Ships with Phase 2 adapters.
- **Virtual data environments.** Hashes of model attributes create
snapshot tables; promoting to prod is a pointer swap. Dev branches
get a real isolated dataset with zero recompute until a model
changes. Combined with Keboola dev branches: every Keboola branch
becomes a real, free environment.
- **AI dialect arbitrage.** The engine auto-switches DuckDB ↔
warehouse based on data size and cost. Small slice fits in RAM
→ run on DuckDB for free. Slice grows → spill to Snowflake /
BigQuery transparently, same project, no user decision. A laptop
stays a laptop until the data genuinely needs a warehouse.
- **Semantic / metrics layer.** Express "active customer",
"monthly recurring revenue", "EU region" once; consume the same
definition from SQL models, Python models, and BI tools. The
metric and the transformation that produces it live in one file.

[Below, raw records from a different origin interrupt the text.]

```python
from . import _lib as L
from ._lib import ACT_NONE, ACT_RELU, ACT_LRELU, ACT_GELU, ACT_TANH, Epilogue

Tensor = torch.Tensor


def _stream() -> C.c_void_p:
    return C.c_void_p(torch.cuda.current_stream().cuda_stream)


def _p(t: Optional[Tensor]):
    return None if t is None else C.c_void_p(t.data_ptr())


def _chk(t: Tensor, name: str, shape=None, dtype=torch.float32):
    if not isinstance(t, torch.Tensor) or not t.is_cuda:
# ... 80 lines not shown
        raise ValueError(f"y: expected (B={B}, >={Tout}, {N}), got {tuple(y.shape)}")
    need = (N - 1) * w_sn + (Cin - 1) * w_sc + K
    if w.numel() < need:
        raise ValueError(f"w: numel {w.numel()} < {need} implied by strides")
    e = epilogue((B, Tout, N), N, **epi)
    if y.shape[1] != Tout and (e.zout or e.gref or e.emul):
        raise ValueError("padded y cannot be combined with elementwise epilogue tensors")
    lib = L.load()
    def sym():
        thin = lib.mg_conv_thin_route(_p(x), Tin * Cin, Cin, N, K, stride, 0)
        if thin:
            return _THIN_SYMBOLS[thin] % "false"
        return "conv_wgemm_kernel<%d,%d,false,%s,%s>" % (
            stride, K, "true" if w_sc < w_sn else "false",
            {22: "2,2", 12: "1,2", 11: "1,1"}[lib.mg_conv_tile_config(B * Tout, N, 0)])
    work = _conv_work(lib, B, Tout, N, Cin, x.device)
    def launch():
        return lib.mg_conv1d_gather(_p(x), _p(w), _p(y), B, Tin, Cin, N, K, stride, 1 if flip else 0, w_sn, w_sc,
                                    Tin * Cin, y.shape[1] * N, C.byref(e), _p(work),
                                    work.numel() if work is not None else 0, lds_pad, _stream())
    with _observe(sym, 2.0 * B * Tout * N * Cin * K, launch):
        rc = launch()
    L.check(rc, "mg_conv1d_gather")
    return y


def conv_plan(B: int, Tin: int, Cin: int, N: int, K: int, stride: int, scatter2: bool = False, odd: bool = False):
    Tout = (2 * Tin - (1 if odd else 0)) if scatter2 else (Tin + 2 * ((K - 1) // 2) - K) // stride + 1
    ks, cps = C.c_int(), C.c_int()
    L.check(L.load().mg_conv_plan(B, Tin if scatter2 else Tout, Tout, N, Cin, K, stride, 1 if scatter2 else 0,
                                  conv_work_bytes(B, Tout, N, Cin), C.byref(ks), C.byref(cps)), "mg_conv_plan")
    return ks.value, cps.value


def conv_finish_vec(y: Tensor, N: int, *tensors) -> bool:
    work = workspace(1, y.device, "conv")
    aligned = all(t is None or t.data_ptr() % 16 == 0 for t in (work, y) + tensors)
    return bool(L.load().mg_conv_finish_vec(N, y.shape[1] * N, int(aligned)))


def wino3_supported(B: int, T: int, Cin: int, N: int) -> bool:
    return bool(L.load().mg_conv1d_wino3_supported(B, T, Cin, N))


def wino3_weights(w: Tensor, N: int, Cin: int, w_sn: int, w_sc: int, flip: bool = False, out: Optional[Tensor] = None) -> Tensor:
    _chk(w, "w")
    if w.numel() < (N - 1) * w_sn + (Cin - 1) * w_sc + 3:
        raise ValueError("wino3_weights: w smaller than its strides imply")
    wt = out if out is not None else torch.empty(Cin // 4, 4, N, 4, device=w.device, dtype=torch.float32)
    _chk(wt, "wt", (Cin // 4, 4, N, 4))
    L.check(L.load().mg_wino3_weights(_p(w), _p(wt), N, Cin, w_sn, w_sc, 1 if flip else 0, _stream()), "mg_wino3_weights")
    return wt


def wino3_weights_multi(jobs):
    if not 0 < len(jobs) <= L.MAX_WINO_WJOBS:
        raise ValueError(f"wino3_weights_multi: 1..{L.MAX_WINO_WJOBS} jobs")
    arr = (L.WinoWJob * len(jobs))()
    for a, (w, wt, N, Cin, w_sn, w_sc, flip) in zip(arr, jobs):
        _chk(w, "w")
        _chk(wt, "wt", (Cin // 4, 4, N, 4))
        if w.numel() < (N - 1) * w_sn + (Cin - 1) * w_sc + 3:
            raise ValueError("wino3_weights_multi: w smaller than its strides imply")
        a.w, a.wt, a.N, a.Cin, a.w_sn, a.w_sc, a.flip = w.data_ptr(), wt.data_ptr(), N, Cin, w_sn, w_sc, 1 if flip else 0
    L.check(L.load().mg_wino3_weights_multi(arr, len(jobs), _stream()), "mg_wino3_weights_multi")


def conv_wino3(x: Tensor, wt: Tensor, y: Tensor, lds_pad: int = 0, **epi) -> Tensor:
    _chk(x, "x")
    _chk(wt, "wt")
    _chk(y, "y")
    B, T, Cin = x.shape
    N = wt.shape[2]
    if tuple(wt.shape) != (Cin // 4, 4, N, 4) or tuple(y.shape) != (B, T, N):
        raise ValueError(f"conv_wino3: wt {tuple(wt.shape)} / y {tuple(y.shape)} do not fit x {tuple(x.shape)}")
    e = epilogue((B, T, N), N, **epi)
    lib = L.load()
    def launch():
        return lib.mg_conv1d_wino3(_p(x), _p(wt), _p(y), B, T, Cin, N, C.byref(e), lds_pad, _stream())
    with _observe(lambda: "wino3_kernel", 2.0 * B * T * N * Cin * 3, launch):
        rc = launch()
    L.check(rc, "mg_conv1d_wino3")
    return y


def conv_scatter2(x: Tensor, w: Tensor, y: Tensor, N: int, w_sn: int, w_sc: int, odd: bool = False, **epi) -> Tensor:
    _chk(x, "x")
    _chk(w, "w")
    _chk(y, "y")
    B, Tin, Cin = x.shape
    Tout = 2 * Tin - (1 if odd else 0)
    if y.dim() != 3 or y.shape[0] != B or y.shape[2] != N or y.shape[1] < Tout:
        raise ValueError(f"y: expected (B={B}, >={Tout}, {N}), got {tuple(y.shape)}")
    need = (N - 1) * w_sn + (Cin - 1) * w_sc + 5
    if w.numel() < need:
        raise ValueError(f"w: numel {w.numel()} < {need} implied by strides")
    e = epilogue((B, Tout, N), N, **epi)
    if y.shape[1] != Tout and (e.zout or e.gref or e.emul):
        raise ValueError("padded y cannot be combined with elementwise epilogue tensors")
    lib = L.load()
    def sym():
        thin = lib.mg_conv_thin_route(_p(x), Tin * Cin, Cin, N, 5, 2, 1)
        if thin:
            return _THIN_SYMBOLS[thin] % "true"
        return "conv_wgemm_kernel<2,5,true,%s,%s>" % (
            "true" if w_sc < w_sn else "false", "1,2" if lib.mg_conv_tile_config(B * Tin, N, 1) == 12 else "1,1")
    work = _conv_work(lib, B, Tout, N, Cin, x.device)
    with _observe(sym, 2.0 * B * Tin * N * Cin * 5):
        rc = lib.mg_conv1d_scatter2(_p(x), _p(w), _p(y), B, Tin, Cin, N, Tout, w_sn, w_sc, Tin * Cin, y.shape[1] * N,
                                    C.byref(e), _p(work), work.numel() if work is not None else 0, _stream())
    L.check(rc, "mg_conv1d_scatter2")
    return y


def conv1d_fwd(x, w, y, stride, **epi):
    Cout, Cin, K = w.shape
    if x.shape[2] != Cin:
        raise ValueError("conv1d_fwd: channel mismatch")
    return conv_gather(x, w, y, Cout, K, stride, Cin * K, K, **epi)


def conv1d_dgrad(dy, w, dx, stride, lds_pad: int = 0, **epi):
    Cout, Cin, K = w.shape
    if dy.shape[2] != Cout:
        raise ValueError("conv1d_dgrad: channel mismatch")
    if stride == 1:
        return conv_gather(dy, w, dx, Cin, K, 1, K, Cin * K, flip=True, lds_pad=lds_pad, **epi)
    if K != 5 or lds_pad:
        raise ValueError("stride-2 dgrad needs K=5 and takes no lds_pad")
    odd = dx.shape[1] == 2 * dy.shape[1] - 1
    return conv_scatter2(dy, w, dx, Cin, K, Cin * K, odd=odd, **epi)


def convT1d_fwd(x, w, y, **epi):
    Cin, Cout, K = w.shape
    if x.shape[2] != Cin or K != 5:
        raise ValueError("convT1d_fwd: shape mismatch")
    return conv_scatter2(x, w, y, Cout, K, Cout * K, **epi)


def convT1d_dgrad(dy, w, dx, **epi):
    Cin, Cout, K = w.shape
    if dy.shape[2] != Cout:
        raise ValueError("convT1d_dgrad: channel mismatch")
    return conv_gather(dy, w, dx, Cin, K, 2, Cout * K, K, **epi)


def wq_relayout(w: Tensor, wq: Tensor, N: int, Cc: int, K: int, w_sn: int, w_sc: int) -> Tensor:
    _chk(w, "w")
    _chk(wq, "wq")
    if wq.numel() != N * Cc * K or w.numel() < (N - 1) * w_sn + (Cc - 1) * w_sc + K or Cc % 4:
        raise ValueError("wq_relayout: size mismatch")
    L.check(L.load().mg_wq_relayout(_p(w), _p(wq), N, Cc, K, w_sn, w_sc, _stream()), "mg_wq_relayout")
    return wq


def conv16_supported(B: int, Tin: int, Cin: int, N: int, transposed: bool, Tout: int = 0) -> bool:
    return bool(L.load().mg_conv16_supported(B, Tin, Cin, N, 1 if transposed else 0, Tout))


def conv16_poolable(B: int, Tin: int, Cin: int, N: int) -> bool:
    return bool(L.load().mg_conv16_poolable(B, Tin, Cin, N))


def conv16_pool(x: Tensor, wq: Tensor, y: Tensor, N: int, pool: Tensor, scale: float, **epi) -> Tensor:
    return conv16(x, wq, y, N, False, pool=(pool, scale), **epi)
# ... 2242 lines not shown
```

Measured before the change: 81330 samples/s.

## Make Winograd conv kernel persistent with cross-tile prefetch of next tile's inputs

Turns the wino3 conv into a persistent kernel: the grid is capped at the occupancy-derived slot count and each workgroup loops over tiles with a stride of G. The input and weight prefetch runs into the next tile's first channel chunk, so the load pipeline is not drained between tiles. The kernel is templated on whether Cin/16 is even, with a runtime-offset chunk path for the odd case. It also adds a planning API and optional timestamp instrumentation. The aim is to cut tail effects and per-tile pipeline warm-up, at the cost of some extra register pressure and control overhead.

```diff
diff --git a/include/melo_gan_hip.h b/include/melo_gan_hip.h
--- a/include/melo_gan_hip.h
+++ b/include/melo_gan_hip.h
@@ -102,6 +102,7 @@
 int mg_wino3_weights(const float* w, float* wt, int N, int Cin, long w_sn, long w_sc, int flip, mg_stream_t stream);
 int mg_conv1d_wino3(const float* x, const float* wt, float* y, int B, int T, int Cin, int N, const mg_epilogue* epi,
                     long lds_pad, mg_stream_t stream);
+int mg_conv1d_wino3_plan(int B, int T, int Cin, int N, long lds_pad, int* workgroups, int* tiles);
 #define MG_MAX_WINO_WJOBS 8
 typedef struct mg_wino3_wjob {
     const float* w;
diff --git a/melo-gan_amd/_lib.py b/melo-gan_amd/_lib.py
--- a/melo-gan_amd/_lib.py
+++ b/melo-gan_amd/_lib.py
@@ -148,6 +148,7 @@
     "mg_conv1d_wino3_supported": (i32, [i32, i32, i32, i32]),
     "mg_wino3_weights": (i32, [vp, vp, i32, i32, i64, i64, i32, vp]),
     "mg_conv1d_wino3": (i32, [vp, vp, vp, i32, i32, i32, i32, vp, i64, vp]),
+    "mg_conv1d_wino3_plan": (i32, [i32, i32, i32, i32, i64, vp, vp]),
     "mg_wino3_weights_multi": (i32, [vp, i32, vp]),
     "mg_gp_interp": (i32, [vp, vp, vp, vp, i32, i64, vp]),
     "mg_gp_penalty": (i32, [vp, vp, vp, vp, f32, i32, i64, vp]),
diff --git a/melo-gan_amd/csrc/conv_wino.hip b/melo-gan_amd/csrc/conv_wino.hip
--- a/melo-gan_amd/csrc/conv_wino.hip
+++ b/melo-gan_amd/csrc/conv_wino.hip
@@ -1,9 +1,21 @@
 #include "common.h"
+#include <mutex>
 #include <type_traits>
+#include <vector>
 
 namespace {
 
 typedef unsigned u32x4 __attribute__((ext_vector_type(4)));
+
+#ifdef MG_STAMPS
+__device__ long long* mg_wino_stamp_buf = nullptr;
+#define MG_STAMP(k)                                                                                    \
+    do {                                                                                               \
+        if (threadIdx.x == 0 && mg_wino_stamp_buf) mg_wino_stamp_buf[(long)blockIdx.x * 16 + (k)] = wall_clock64(); \
+    } while (0)
+#else
+#define MG_STAMP(k)
+#endif
 
 struct WinoP {
     const float* x;
@@ -11,6 +23,9 @@
     float* y;
     int B, T, Cin, N;
     int tiles_per_seq;
+    int m_tiles;
+    int total;
+    int G;
     int x_bytes, wt_bytes;
     mg_epilogue e;
 };
@@ -21,17 +36,23 @@
 constexpr int WT_FLOATS = 4 * 4 * 64 * 4;
 constexpr int BUF = XT_FLOATS + WT_FLOATS;
 
+template <bool EVEN>
 __global__ __launch_bounds__(256, 2) void wino3_kernel(const WinoP p) {
     extern __shared__ __attribute__((aligned(16))) float smem[];
     const int tid = threadIdx.x;
+    MG_STAMP(0);
     const int lane = tid & 63;
     const int wave = __builtin_amdgcn_readfirstlane(tid >> 6);
     const int wm = wave >> 1, wn = wave & 1;
-    const int b = blockIdx.x / p.tiles_per_seq;
-    const int t0 = (blockIdx.x - b * p.tiles_per_seq) * (2 * WP);
-    const int n0 = blockIdx.y * 64;
-
-    auto lds4 = [&](int off) { return reinterpret_cast<f32x4*>(__builtin_assume_aligned(smem + off, 16)); };
+    int tile = blockIdx.x, b, t0, n0;
+    auto tile_coords = [&](int L, int& bb, int& tt, int& nn) {
+        const int nt = L / p.m_tiles, m = L - nt * p.m_tiles;
+        bb = m / p.tiles_per_seq;
+        tt = (m - bb * p.tiles_per_seq) * (2 * WP);
+        nn = nt * 64;
+    };
+    tile_coords(tile, b, t0, n0);
+
 
     const int abase = (wm * 32 + (lane & 31)) * SX + 4 * (lane >> 5);
     const int bbase = XT_FLOATS + (lane >> 5) * 4 * 256 + (wn * 32 + (lane & 31)) * 4;
@@ -41,6 +62,7 @@
     for (int j = 0; j < 4; ++j)
 #pragma unroll
         for (int r = 0; r < 16; ++r) acc[j][r] = 0.f;
+    asm volatile("" : "+v"(acc[0]), "+v"(acc[1]), "+v"(acc[2]), "+v"(acc[3]));
 
     const __amdgpu_buffer_rsrc_t xrsrc = __builtin_amdgcn_make_buffer_rsrc(const_cast<float*>(p.x), 0, p.x_bytes, 0x00020000);
     const __amdgpu_buffer_rsrc_t wrsrc = __builtin_amdgcn_make_buffer_rsrc(const_cast<float*>(p.wt), 0, p.wt_bytes, 0x00020000);
@@ -51,19 +73,29 @@
 
     const int pl = tid >> 2, q = tid & 3;
     unsigned xo[4];
-#pragma unroll
-    for (int i = 0; i < 4; ++i) {
-        const int t = t0 - 1 + 2 * pl + i;
-        xo[i] = (t >= 0 && t < p.T) ? ((unsigned)(b * p.T + t) * (unsigned)p.Cin + 4u * q) * 4u : 0x80000000u;
-    }
     const int xl = pl * SX + 4 * q;
     unsigned wg[4];
-    int wl[4];
-#pragma unroll
-    for (int i = 0; i < 4; ++i) {
-        wg[i] = ((unsigned)(i * 4 + wave) * (unsigned)p.N * 4u + (unsigned)(n0 + lane) * 4u) * 4u;
-        wl[i] = XT_FLOATS + (i * 4 + wave) * 256 + lane * 4;
-    }
+    const int wl = XT_FLOATS + wave * 256 + lane * 4;
+    auto load_addrs = [&](int bb, int tt, int nn) {
+#pragma unroll
+        for (int i = 0; i < 4; ++i) {
+            const int t = tt - 1 + 2 * pl + i;
+            xo[i] = (t >= 0 && t < p.T) ? ((unsigned)(bb * p.T + t) * (unsigned)p.Cin + 4u * q) * 4u : 0x80000000u;
+            wg[i] = ((unsigned)(i * 4 + wave) * (unsigned)p.N * 4u + (unsigned)(nn + lane) * 4u) * 4u;
+        }
+    };
+    load_addrs(b, t0, n0);
+    int lt = tile, lc = 0;
+    auto advance = [&]() {
+        if (lc + 16 < p.Cin) lc += 16;
+        else if (lt + p.G < p.total) {
+            lt += p.G;
+            lc = 0;
+            int bb, tt, nn;
+            tile_coords(lt, bb, tt, nn);
+            load_addrs(bb, tt, nn);
+        }
+    };
     f32x4 xr[4], ut[4], wr[4];
     auto x_soff = [&](int c0) { return 4u * (unsigned)c0; };
     auto w_soff = [&](int c0) { return (unsigned)c0 * (unsigned)p.N * 16u; };
@@ -73,44 +105,53 @@
         ut[2] = xr[2] - xr[1];
         ut[3] = xr[1] - xr[3];
     };
-    auto store_x = [&](int j, int boff) { *lds4(boff + xl + j * WP * SX) = ut[j]; };
-    auto store_w = [&](int i, int boff) { *lds4(boff + wl[i]) = wr[i]; };
+    auto ldsb = [&](int byte) { return reinterpret_cast<f32x4*>(__builtin_assume_aligned(reinterpret_cast<char*>(smem) + byte, 16)); };
+    auto store_x = [&](int j, int xb) { *ldsb(xb + 4 * j * WP * SX) = ut[j]; };
+    auto store_w = [&](int i, int wb) { *ldsb(wb + 4 * i * 4 * 256) = wr[i]; };
     auto load_x = [&](int i, unsigned soff) { xr[i] = bload(xrsrc, xo[i], soff); };
     auto load_w = [&](int i, unsigned soff) { wr[i] = bload(wrsrc, wg[i], soff); };
 
     f32x4 fa[2], fb[2];
-    auto frag_read = [&](int boff, int slot, f32x4& A, f32x4& Bv) {
+    auto frag_read = [&](int ab, int bb, int slot, f32x4& A, f32x4& Bv) {
         const int g = slot >> 2, j = slot & 3;
-        A = *lds4(boff + abase + j * WP * SX + 8 * g);
-        Bv = *lds4(boff + bbase + (8 * g + j) * 256);
-    };
-
-    const int c_last = p.Cin - 16;
-    auto chunk = [&](auto parity, int c0) {
-        constexpr int P = decltype(parity)::value;
-        const int cur = P ? BUF : 0, oth = BUF - cur;
-        const int cn = min(c0 + 32, c_last);
-        const unsigned xs = x_soff(cn), ws = w_soff(cn);
+        A = *ldsb(ab + 4 * (j * WP * SX + 8 * g));
+        Bv = *ldsb(bb + 4 * (8 * g + j) * 256);
+    };
+
+    auto chunk_body = [&](const int a_cur, const int b_cur, const int a_oth, const int b_oth, const int x_oth, const int w_oth,
+                          const unsigned xs, const unsigned ws) {
 #pragma unroll
         for (int m = 0; m < 32; ++m) {
             const int sl = m >> 2, s4 = m & 3, j = sl & 3;
             acc[j] = __builtin_amdgcn_mfma_f32_32x32x2f32(fa[sl & 1][s4], fb[sl & 1][s4], acc[j], 0, 0, 0);
             if (s4 == 0) {
                 if (sl == 7) __syncthreads();
-                if (sl + 1 < 8) frag_read(cur, sl + 1, fa[(sl + 1) & 1], fb[(sl + 1) & 1]);
-                else frag_read(oth, 0, fa[0], fb[0]);
+                if (sl + 1 < 8) frag_read(a_cur, b_cur, sl + 1, fa[(sl + 1) & 1], fb[(sl + 1) & 1]);
+                else frag_read(a_oth, b_oth, 0, fa[0], fb[0]);
             } else {
                 const int gap = sl * 3 + s4 - 1;
                 if (gap == 0) transform();
-                else if (gap <= 4) store_x(gap - 1, oth);
+                else if (gap <= 4) store_x(gap - 1, x_oth);
                 else if (gap <= 12) {
                     if (gap & 1) load_x((gap - 5) >> 1, xs);
-                    else store_w((gap - 6) >> 1, oth);
+                    else store_w((gap - 6) >> 1, w_oth);
                 } else if (gap <= 16) load_w(gap - 13, ws);
             }
             __builtin_amdgcn_sched_barrier(0);
         }
     };
+    auto chunk = [&](auto parity, const unsigned xs, const unsigned ws) {
+        constexpr int cur = decltype(parity)::value ? BUF : 0, oth = BUF - cur;
+        chunk_body(4 * (cur + abase), 4 * (cur + bbase), 4 * (oth + abase), 4 * (oth + bbase), 4 * (oth + xl), 4 * (oth + wl), xs, ws);
+    };
+    auto chunk_rt = [&](const int cur, const unsigned xs, const unsigned ws) {
+        const int oth = BUF - cur;
+        int a_cur = 4 * (cur + abase), b_cur = 4 * (cur + bbase), a_oth = 4 * (oth + abase), b_oth = 4 * (oth + bbase),
+            x_oth = 4 * (oth + xl), w_oth = 4 * (oth + wl);
+        asm volatile("" : "+v"(a_cur), "+v"(b_cur), "+v"(a_oth), "+v"(b_oth), "+v"(x_oth), "+v"(w_oth));
+        __builtin_amdgcn_sched_barrier(0);
+        chunk_body(a_cur, b_cur, a_oth, b_oth, x_oth, w_oth, xs, ws);
+    };
 
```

- **Agentic authoring.** A prompt like _"build me a daily orders
dashboard"_ scaffolds, runs, tests, and iterates a project
end-to-end. Builds on the already-shipping agent surface:
`juncture compile --json`, `/api/llm-knowledge` (one-JSON
project snapshot for LLM context), the Claude Agent Skill, and
the MCP server (Phase 3). Goal: a working pipeline from a
sentence, without opening a Jinja macro.
Each item ships after it's been tested on a real production workload.
## Example minimal Python model
```python
# models/revenue_summary.py
from juncture import transform
@transform(depends_on=["stg_orders"])
def revenue_summary(ctx):
orders = ctx.ref("stg_orders").to_pandas()
window = int(ctx.vars("lookback_days", 30))
return (
orders[orders["order_date"] >= orders["order_date"].max()
- pd.Timedelta(days=window)]
.groupby("country")["amount"]
.sum()
.reset_index()
)
```
The function receives a `TransformContext`; `ctx.ref(name)` returns an
Arrow Table, `ctx.vars(key, default)` reads the same external params
as SQL's `{{ var('key') }}`.
## Doc map
- [`docs/VISION.md`](docs/VISION.md) — what + why. Stable reference.
- [`docs/TUTORIAL.md`](docs/TUTORIAL.md) — L1→L4 onboarding narrative.
- [`docs/CONFIGURATION.md`](docs/CONFIGURATION.md) — `juncture.yaml`,
`.env`, `schema.yml`, seeds, macros, parallel EXECUTE.
- [`docs/DESIGN.md`](docs/DESIGN.md) — architecture (Project, DAG,
Adapter, Executor, Testing, Seeds, Migration).
- [`docs/ROADMAP.md`](docs/ROADMAP.md) — phased task list.
## License
Apache 2.0. See [`LICENSE`](LICENSE).